▸ **Listed records**:

@@ -410,7 +442,7 @@
     return pack_geo_occupancy(weights, biases, skips, d_pe, out_act=hip.OUT_NONE, negate=True)
 
 
-def pack_relu_bwd(weights, skip_at, width=256, bits=False, x3=False):
+def pack_relu_bwd(weights, skip_at, width=256, bits=False, x3=False, defer=None):
     n = len(weights)
     dev = weights[0].device
     zeros = _zeros(width, dev)
@@ -418,7 +450,7 @@
     layers = [dict(init_a=DIRECT_INIT, init_b=None, w_act=None, bias=zeros, act=act)]
     for l in range(n - 2, 0, -1):
         layers.append(dict(w_act=Transposed(weights[l][:, :width]), bias=zeros, act=act))
-    return pack_layers(layers, 1, 0, 0, hip.OUT_NONE, dev, has_final=False, width=width, x3=x3 and width == 256)
+    return pack_layers(layers, 1, 0, 0, hip.OUT_NONE, dev, has_final=False, width=width, x3=x3 and width == 256, defer=defer)
 
 
 def _t(w):
diff --git a/psnerf_amd/hip.py b/psnerf_amd/hip.py
--- a/psnerf_amd/hip.py
+++ b/psnerf_amd/hip.py
@@ -449,6 +449,23 @@
     dx = torch.empty_like(x)
     _check(_lib.psn_normalize_rows_bwd(_tptr(x, 'x'), _tptr(g, 'g'), x.shape[0], float(eps), dx.data_ptr(), _stream()), 'normalize_rows_bwd')
     return dx
+
+
+def head_bwd(items):
+    assert 1 <= len(items) <= HEAD_MAX
+    arr = (PsnHeadItem * len(items))()
+    res = []
+    for k, (e, (g_a, g_b, g_j, out, ns, nj, cols, mode)) in enumerate(zip(arr, items)):
+        for t, rows in ((g_a, ns), (g_b, ns), (g_j, nj), (out, ns + nj)):
+            assert t is None or tuple(t.shape) == (rows, cols), 'head_bwd: item %d: %s is not [%d, %d]' % (k, tuple(t.shape), rows, cols)
+        dev = next(t for t in (g_a, g_b, g_j, out) if t is not None).device
+        dst = torch.empty(ns + nj, cols, device=dev, dtype=torch.float32)
+        e.g_a, e.g_b, e.g_j = (_tptr(t, 'head_bwd: gradient', allow_none=True) for t in (g_a, g_b, g_j))
+        e.out = _tptr(out, 'head_bwd: out', allow_none=mode == HEAD_NONE)
+        e.dst, e.ns, e.nj, e.cols, e.mode = dst.data_ptr(), ns, nj, cols, mode
+        res.append(dst)
+    _check(_lib.psn_head_bwd(len(items), ctypes.addressof(arr), _stream()), 'head_bwd')
+    return res
 
 
 def light_rows_fwd(dir_table, int_table, idx, eps=1e-12):
diff --git a/psnerf_amd/ops.py b/psnerf_amd/ops.py
--- a/psnerf_amd/ops.py
+++ b/psnerf_amd/ops.py
@@ -246,6 +246,39 @@
         if gb is None:
             gb = ga.new_zeros((shape[0] - k,) + tuple(shape[1:]))
         return torch.cat([ga, gb], dim=0), None
+
+
+class HeadSplit(torch.autograd.Function):
+
+    @staticmethod
+    def forward(ctx, ns, modes, *outs):
+        _hit('HeadSplit')
+        assert len(modes) == len(outs) and all(t.dim() == 2 and t.shape[0] >= ns for t in outs)
+        ctx.set_materialize_grads(False)
+        acts = [torch.relu(t) if m == hip.HEAD_RELU else t for t, m in zip(outs, modes)]
+        ctx.ns, ctx.modes, ctx.shapes = ns, tuple(modes), [tuple(t.shape) for t in outs]
+        ctx.save_for_backward(*[a for a, m in zip(acts, modes) if m != hip.HEAD_NONE])
+        res = []
+        for a in acts:
+            res += [a[:ns], a[:ns], a[ns:]]
+        return tuple(res)
+
+    @staticmethod
+    def backward(ctx, *grads):
+        saved = iter(ctx.saved_tensors)
+        items, where = [], []
+        for k, (mode, shape) in enumerate(zip(ctx.modes, ctx.shapes)):
+            out = next(saved) if mode != hip.HEAD_NONE else None
+            g = [None if t is None else t.contiguous() for t in grads[3 * k:3 * k + 3]]
+            if not ctx.needs_input_grad[2 + k] or all(t is None for t in g):
+                continue
+            items.append((g[0], g[1], g[2], out, ctx.ns, shape[0] - ctx.ns, shape[1], mode))
+            where.append(k)
+        res = [None] * len(ctx.modes)
+        if items:
+            for k, d in zip(where, hip.head_bwd(items)):
+                res[k] = d
+        return (None, None) + tuple(res)
 
 
 class ScatterRows(torch.autograd.Function):
@@ -561,6 +594,8 @@
 
     @staticmethod
     def launch(pe_x, pe_l, n_shade, in_cols, skip_at, params, need_grad, packed=None, live_count=None):
+        if isinstance(packed, fused.TrainPacks):
+            packed = packed.fwd
         Ws, bs = params[0::2], params[1::2]
         Ns, LV = pe_x.shape[0], pe_l.shape[0]
         V = LV - n_shade
@@ -583,7 +618,8 @@
         V = LV - n_shade
         n = len(params) // 2
         need = any(ctx.needs_input_grad[6:])
-        out, dumps = pre if pre is not None else VisibilityPair.launch(pe_x, pe_l, n_shade, in_cols, skip_at, params, need)
+        out, dumps = pre[:2] if pre is not None else VisibilityPair.launch(pe_x, pe_l, n_shade, in_cols, skip_at, params, need)
+        ctx.packs = pre[2] if (pre is not None and len(pre) > 2) else None
         save, bits = dumps if (need and dumps is not None) else (None, None)
         if save is not None:
             ctx.save_for_backward(pe_x, pe_l[n_shade:], in_cols, *save, *params)
@@ -612,7 +648,9 @@
         g = g.contiguous()
 
         bits = ctx.bits
-        chain = fused.pack_relu_bwd(list(Ws), ctx.skip_at, bits=bits is not None, x3=CHAIN_X3)
+        chain = ctx.packs.chain_for(bits is not None, CHAIN_X3) if ctx.packs is not None else None
+        if chain is None:
+            chain = fused.pack_relu_bwd(list(Ws), ctx.skip_at, bits=bits is not None, x3=CHAIN_X3)
         DZ = [torch.empty(Q, 256, device=g.device) for _ in range(n - 1)]
         chain(None, Q, a_div=1, a_mod=Q, rank_init=(g.reshape(Q, 1), Ws[n - 1].reshape(1, -1).contiguous()),
               mask=[(bits if bits is not None else H)[n - 2 - j] for j in range(n - 1)], save=DZ, save_row0=0)
@@ -825,12 +863,17 @@
 
 
 class FusedReluNet(torch.autograd.Function):
-
-    @staticmethod
-    def pack(Ws, bs, din, skip_at, final_sigmoid, width):
+    SIGMOID_BWD_DONE = 2
+
+    @staticmethod
+    def pack(Ws, bs, din, skip_at, final_sigmoid, width, defer=None):
         with torch.no_grad():
             return fused.pack_relu_mlp(list(Ws), list(bs), din, 0, skip_at,
-                                       out_act=hip.OUT_SIGMOID if final_sigmoid else hip.OUT_NONE, precompute=False, width=width)
+                                       out_act=hip.OUT_SIGMOID if final_sigmoid else hip.OUT_NONE, precompute=False, width=width, defer=defer)
+
+    @staticmethod
+    def chain_key():
+        return (bool(RELU_SIGN_BITS), bool(CHAIN_X3))
 
     @staticmethod
     def forward(ctx, pe, din, skip_at, final_sigmoid, width, packed, *params):
@@ -838,6 +881,9 @@
         Ws, bs = params[0::2], params[1::2]
         n = len(Ws)
         Q = pe.shape[0]
+        train_packs = packed if isinstance(packed, fused.TrainPacks) else None
+        if train_packs is not None:
+            packed = train_packs.fwd
         if packed is None:
             packed = FusedReluNet.pack(Ws, bs, din, skip_at, final_sigmoid, width)
         need = any(ctx.needs_input_grad[6:])
@@ -848,6 +894,7 @@
             ctx.save_for_backward(pe, out, *H, *Ws)
             ctx.meta = (n, din, skip_at, final_sigmoid, width)
             ctx.bits = bits
+            ctx.packs = train_packs
         return out
 
     @staticmethod
@@ -859,10 +906,12 @@
         Ws = sv[2 + n - 1:]
         Q, dev = pe.shape[0], pe.device
         g = g.contiguous()
-        if final_sigmoid:
+        if final_sigmoid and final_sigmoid != FusedReluNet.SIGMOID_BWD_DONE:
             g = torch.ops.aten.sigmoid_backward(g, out)
         bits = ctx.bits
-        chain = fused.pack_relu_bwd(list(Ws), skip_at, width=width, bits=bits is not None, x3=CHAIN_X3)
+        chain = ctx.packs.chain_for(bits is not None, CHAIN_X3) if ctx.packs is not None else None
+        if chain is None:
+            chain = fused.pack_relu_bwd(list(Ws), skip_at, width=width, bits=bits is not None, x3=CHAIN_X3)
         DZ = [torch.empty(Q, width, device=dev) for _ in range(n - 1)]
         masks = [(bits if bits is not None else H)[n - 2 - j] for j in range(n - 1)]
         if Ws[n - 1].shape[0] <= 4:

▸ **Problem requirements**: Find the word "acts" in the material, then list each line that holds it.

▸ **Answer box**:
+        acts = [torch.relu(t) if m == hip.HEAD_RELU else t for t, m in zip(outs, modes)]
+        ctx.save_for_backward(*[a for a, m in zip(acts, modes) if m != hip.HEAD_NONE])
+        for a in acts:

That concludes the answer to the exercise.